This and that for your Thursday reading.
- Stephanie Soucheray examines how COVID-19 can cause lasting damage to the brain even without causing severe initial symptoms, while the British Heart Foundation points out the soaring rates of cardiovascular disease during the course of the ongoing pandemic. And Lisa Lundberg-Morris et al. find that vaccination helps to prevent long COVID.
- But while there has been (and remains) ample room for public policy to reduce the spread of COVID, Alanna Smith reports on the complete lack of return on the UCP's $80 million investment in giving Ottawa the middle finger.
- Jason Markusoff highlights how Preston Manning's publicly-funded COVID inquiry report is a work of fiction. And Bob Hepburn rightly asks why the Canadian media is largely giving Pierre Poilievre a pass on his refusal to engage with the real world of policy development.
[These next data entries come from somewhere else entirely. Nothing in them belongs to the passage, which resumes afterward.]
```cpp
int gpry_kb_reset(gpry_ctx* ctx);
int gpry_kb_register(gpry_ctx* ctx, const double* X, int64_t m, int64_t* first,
                     double* var0);
int gpry_kb_gram(gpry_ctx* ctx, int64_t p, double* G, double* kvec, int64_t* n);
int gpry_kb_gram_rows(gpry_ctx* ctx, const int64_t* p, int64_t n_rows, double* G, double* kvec, int64_t* n);
int gpry_kb_rank(gpry_ctx* ctx, const double* X_new, int64_t m_new, double* var0, int64_t n_session,
                 const int64_t* idx, const double* y, const double* sigma, const double* acq, int64_t n_offer,
                 const int64_t* order, int64_t n_order, const double* params, int64_t n_points,
                 int64_t* slot_idx, double* slot_y, double* slot_sigma, double* slot_acq, double* slot_acq_cond,
                 int64_t* cache_counter, int64_t* info, int64_t* stats);

int gpry_comm_unique_id(uint8_t id[128]);
int gpry_comm_init(gpry_ctx* ctx, int world, int rank, const uint8_t id[128],
                   gpry_comm** out);
int gpry_comm_destroy(gpry_comm* comm);
int gpry_comm_info(gpry_comm* comm, int* world, int* rank, int* device);
int gpry_comm_allgather(gpry_comm* comm, const void* send, int64_t bytes, void* recv);
int gpry_comm_allreduce_max(gpry_comm* comm, double* inout, int64_t n);
int gpry_comm_barrier(gpry_comm* comm);

int gpry_group_create(int n, const int* devices, gpry_ctx* adopt0, gpry_group** out);
int gpry_group_destroy(gpry_group* group);
int gpry_group_size(gpry_group* group, int* n, int* transport);
gpry_ctx* gpry_group_member(gpry_group* group, int i);
const char* gpry_group_last_error(gpry_group* group);
// ... 36 lines not shown
```

Measured before the change: 68.41 million.

## Fuse shortlist top-k, pool-row registration and ranking into one native tail call

Adds a native gpry_multi_add_tail entry point that runs the sweep top-k, gathers the chosen candidate rows on the device from the resident pool instead of copying them from the host, registers them into the kriging-believer session, and ranks them in a single call. The prior var0 is written into mapped pinned memory so the register step skips its own synchronisation, and the rank's first fetch absorbs it. It is meant to remove Python round trips, host-to-device copies of X and extra stream syncs in the first acquisition pass. The cost is a more complex path with several fallbacks (ties, NaNs, non-empty session, grouped or multi-rank sweeps) and a lazily built session index.

New measurement: 68.03 million. Within noise of the previous version (-0.5%).

```diff
diff --git a/gpry_amd/_lib.py b/gpry_amd/_lib.py
--- a/gpry_amd/_lib.py
+++ b/gpry_amd/_lib.py
@@ -117,6 +117,8 @@
     "gpry_kb_gram_rows": (C.c_int, [_vp, _vp, C.c_int64, _vp, _vp, _P(C.c_int64)]),
     "gpry_kb_rank": (C.c_int, [_vp, _vp, C.c_int64, _vp, C.c_int64, _vp, _vp, _vp, _vp, C.c_int64, _vp, C.c_int64, _vp,
                                C.c_int64, _vp, _vp, _vp, _vp, _vp, _P(C.c_int64), _P(C.c_int64), _vp]),
+    "gpry_multi_add_tail": (C.c_int, [_vp, C.c_int64, _vp, C.c_int64, _vp, C.c_int64, _vp, _P(C.c_int64), _P(C.c_double), _vp,
+                                      _vp, _vp, _vp, _vp, _vp, _P(C.c_int64), _P(C.c_int64), _vp]),
     "gpry_comm_unique_id": (C.c_int, [_vp]),
     "gpry_comm_init": (C.c_int, [_vp, C.c_int, C.c_int, _vp, _P(_vp)]),
     "gpry_comm_destroy": (C.c_int, [_vp]),
@@ -966,6 +968,34 @@
                                            _ptr(s_cond), C.byref(counter), C.byref(info), _ptr(stats)), "gpry_kb_rank")
         return counter.value, info.value, stats
 
+    MULTI_ADD_TAIL_NOT_TAKEN, MULTI_ADD_TAIL_SHORTLIST, MULTI_ADD_TAIL_RANKED = 0, 1, 2
+
+    def multi_add_tail(self, K, exclude, params, slots):
+        K = int(K)
+        top = np.zeros(max(K, 1), dtype=CAND_DTYPE)
+        var0 = np.empty(max(K, 1))
+        n_out, bound = C.c_int64(0), C.c_double(0.0)
+        if exclude is not None and len(exclude):
+            exclude = np.ascontiguousarray(np.sort(np.asarray(exclude, dtype=np.int64)))
+            nex = len(exclude)
+        else:
+            exclude, nex = None, 0
+        params = _f64(params)
+        s_idx, s_y, s_sigma, s_acq, s_cond = slots
+        for a, t in ((s_idx, np.int64), (s_y, np.float64), (s_sigma, np.float64), (s_acq, np.float64), (s_cond, np.float64)):
+            if a.dtype != t or not a.flags.c_contiguous or len(a) != len(s_idx):
+                raise ValueError("multi_add_tail: the slots must be contiguous int64 / float64 arrays of one length")
+        if len(params) != 5:
+            raise ValueError("multi_add_tail: five parameters")
+        counter, info = C.c_int64(0), C.c_int64(0)
+        stats = np.zeros(6, dtype=np.int64)
+        self._check(self._lib.gpry_multi_add_tail(self._h, K, _ptr(exclude), nex, _ptr(params), len(s_idx) - 1, _ptr(top),
+                                                  C.byref(n_out), C.byref(bound), _ptr(var0), _ptr(s_idx), _ptr(s_y),
+                                                  _ptr(s_sigma), _ptr(s_acq), _ptr(s_cond), C.byref(counter),
+                                                  C.byref(info), _ptr(stats)), "gpry_multi_add_tail")
+        n = n_out.value
+        return int(stats[0]), top[:n], bound.value, var0[:n], counter.value, info.value, stats
+
     def timing_reset(self):
         self._check(self._lib.gpry_timing_reset(self._h), "gpry_timing_reset")
 
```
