@@ -478,24 +483,134 @@
       wgmma_wait<0>();
       __syncwarp();
       if (lane == 0) mbar_arrive(bars + 8 * (GG_STAGES + prev));
-      __nv_bfloat16* C = reinterpret_cast<__nv_bfloat16*>(p.C);
-      const int oc = n0 / 2 + 2 * (lane & 3);
-#pragma unroll
-      for (int r = 0; r < 4; ++r) {
-        const uint32_t m = (uint32_t)m0 + 64 * (r >> 1) + 16 * w + (lane >> 2) + 8 * (r & 1);
-        if (m >= (uint32_t)p.M) continue;
-        int64_t orow = m;
-        const uint32_t seg_len = (uint32_t)p.seg_len;
-        if (seg_len > 0) { const uint32_t q = m / seg_len; orow = q * (uint32_t)p.seg_stride + (uint32_t)p.seg_off + (m - q * seg_len); }
-        const float* a = acc[r >> 1] + 2 * (r & 1);
-        uint32_t* crow = reinterpret_cast<uint32_t*>(C + orow * p.ldc + oc);
-#pragma unroll
-        for (int j = 0; j < 8; ++j)
-          crow[4 * j] = pack_bf16x2(geglu_fast(a[4 * (j + 8)], a[4 * j]), geglu_fast(a[4 * (j + 8) + 1], a[4 * j + 1]));
-      }
+      epilogue(second ? p2 : p, acc, m0, n0, w, lane);
     }
   }
   __syncthreads();
+}
+
+struct GegluEpilogue {
+  __device__ __forceinline__ void operator()(const EpiParams& p, const PingPongAcc& acc, int m0, int n0, int w,
+                                             int lane) const {
+    __nv_bfloat16* C = reinterpret_cast<__nv_bfloat16*>(p.C);
+    const int oc = n0 / 2 + 2 * (lane & 3);
+#pragma unroll
+    for (int r = 0; r < 4; ++r) {
+      const uint32_t m = (uint32_t)m0 + 64 * (r >> 1) + 16 * w + (lane >> 2) + 8 * (r & 1);
+      if (m >= (uint32_t)p.M) continue;
+      int64_t orow = m;
+      const uint32_t seg_len = (uint32_t)p.seg_len;
+      if (seg_len > 0) { const uint32_t q = m / seg_len; orow = q * (uint32_t)p.seg_stride + (uint32_t)p.seg_off + (m - q * seg_len); }
+      const float* a = acc[r >> 1] + 2 * (r & 1);
+      uint32_t* crow = reinterpret_cast<uint32_t*>(C + orow * p.ldc + oc);
+#pragma unroll
+      for (int j = 0; j < 8; ++j)
+        crow[4 * j] = pack_bf16x2(geglu_fast(a[4 * (j + 8)], a[4 * j]), geglu_fast(a[4 * (j + 8) + 1], a[4 * j + 1]));
+    }
+  }
+};
+
+struct QkNormEpilogue {
+  __device__ __forceinline__ void operator()(const EpiParams& p, const PingPongAcc& acc, int m0, int n0, int w,
+                                             int lane) const {
+    const int t = lane & 3;
+    const bool norm = n0 < p.norm_cols;
+    float2 sc[8];
+#pragma unroll
+    for (int jj = 0; jj < 8; ++jj) sc[jj] = make_float2(1.f, 1.f);
+    if (norm) {
+#pragma unroll
+      for (int jj = 0; jj < 8; ++jj) {
+        const float2 s = __ldg(reinterpret_cast<const float2*>(p.nscale + 8 * jj + 2 * t));
+        sc[jj] = make_float2(s.x * p.nmul, s.y * p.nmul);
+      }
+    }
+    __nv_bfloat16* C = reinterpret_cast<__nv_bfloat16*>(p.C);
+#pragma unroll
+    for (int r = 0; r < 4; ++r) {
+      const uint32_t m = (uint32_t)m0 + 64 * (r >> 1) + 16 * w + (lane >> 2) + 8 * (r & 1);
+      const float* a = acc[r >> 1] + 2 * (r & 1);
+      uint32_t* crow = reinterpret_cast<uint32_t*>(C + (int64_t)m * p.ldc + n0 + 2 * t);
+#pragma unroll
+      for (int hd = 0; hd < 2; ++hd) {
+        float inv = 1.f;
+        if (norm) {
+          float s[8];
+#pragma unroll
+          for (int jj = 0; jj < 8; ++jj) {
+            const float c0 = a[4 * (8 * hd + jj)], c1 = a[4 * (8 * hd + jj) + 1];
+            const float first = __shfl_xor_sync(0xffffffffu, head_sumsq_first(c0, c1), 1);
+            s[jj] = head_sumsq_next(c0, c1, first);
+          }
+          float ss = ((s[0] + s[4]) + (s[2] + s[6])) + ((s[1] + s[5]) + (s[3] + s[7]));
+          ss += __shfl_xor_sync(0xffffffffu, ss, 2);
+          ss = __shfl_sync(0xffffffffu, ss, lane | 1);
+          inv = head_inv_norm(ss);
+        }
+        if (m < (uint32_t)p.M) {
+#pragma unroll
+          for (int jj = 0; jj < 8; ++jj) {
+            float x = a[4 * (8 * hd + jj)], y = a[4 * (8 * hd + jj) + 1];
+            if (norm) { x = head_scale(x, inv, sc[jj].x); y = head_scale(y, inv, sc[jj].y); }
+            crow[4 * (8 * hd + jj)] = pack_bf16x2(x, y);
+          }
+        }
+      }
+    }
+  }
+};
+
+struct Fp32BiasEpilogue {
+  __device__ __forceinline__ void operator()(const EpiParams& p, const PingPongAcc& acc, int m0, int n0, int w,
+                                             int lane) const {
+    const int c0 = n0 + 2 * (lane & 3);
+    float2 bv[16];
+#pragma unroll
+    for (int j = 0; j < 16; ++j) {
+      const int c = c0 + 8 * j;
+      bv[j].x = (p.bias && c < p.N) ? __ldg(p.bias + c) : 0.f;
+      bv[j].y = (p.bias && c + 1 < p.N) ? __ldg(p.bias + c + 1) : 0.f;
+    }
+    const bool vec = (p.ldc % 2 == 0) && ((reinterpret_cast<uintptr_t>(p.C) & 7) == 0);
+#pragma unroll
+    for (int r = 0; r < 4; ++r) {
+      const uint32_t m = (uint32_t)m0 + 64 * (r >> 1) + 16 * w + (lane >> 2) + 8 * (r & 1);
+      if (m >= (uint32_t)p.M) continue;
+      const float* a = acc[r >> 1] + 2 * (r & 1);
+      float* crow = reinterpret_cast<float*>(p.C) + (int64_t)m * p.ldc + c0;
+#pragma unroll
+      for (int j = 0; j < 16; ++j) {
+        const float2 o = make_float2(a[4 * j] + bv[j].x, a[4 * j + 1] + bv[j].y);
+        const int c = c0 + 8 * j;
+        if (vec && c + 1 < p.N) {
+          *reinterpret_cast<float2*>(crow + 8 * j) = o;
+        } else {
+          if (c < p.N) crow[8 * j] = o.x;
+          if (c + 1 < p.N) crow[8 * j + 1] = o.y;
+        }
+      }
+    }
+  }
+};
+
+__global__ void __launch_bounds__(GG_THREADS, 1) gemm_bf16_geglu_kernel(const __grid_constant__ CUtensorMap tmA,
+                                                                        const __grid_constant__ CUtensorMap tmB,
+                                                                        const __grid_constant__ EpiParams p) {
+  gemm_pingpong<false>(tmA, tmB, p, tmA, tmB, p, GegluEpilogue{});
+}
+
+template <int EPI, bool DUAL>
+__global__ void __launch_bounds__(DUAL ? GG_THREADS : GTHREADS, 1) gemm_bf16_kernel(
+    const __grid_constant__ CUtensorMap tmA, const __grid_constant__ CUtensorMap tmB, const __grid_constant__ EpiParams p,
+    const __grid_constant__ CUtensorMap tmA2, const __grid_constant__ CUtensorMap tmB2,
+    const __grid_constant__ EpiParams p2) {
+  if constexpr (DUAL) {
+    static_assert(EPI == 0 || EPI == 3, "two-problem launches have the fp32 (+bias) or the q/k,v epilogue");
+    if constexpr (EPI == 3) gemm_pingpong<true>(tmA, tmB, p, tmA2, tmB2, p2, QkNormEpilogue{});
+    else gemm_pingpong<true>(tmA, tmB, p, tmA2, tmB2, p2, Fp32BiasEpilogue{});
+  } else {
+    gemm_quadrant<EPI>(tmA, tmB, p);
+  }
 }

- Markham Hislop talks to Janet Annesley about the culture of secrecy in Alberta's oil sector which precludes any honest discussion of the dangers of fossil fuel extraction and dependency. And Marco Chown Oved points out the folly of building new carbon pollution infrastructure (including fossil gas electricity generation) and pretending it's somehow a climate solution.
- Finally, Cory Doctorow discusses how the dominant tech giants have succumbed to long-foreseen enshittification - and points out how institutions can be set up and managed to avoid that outcome.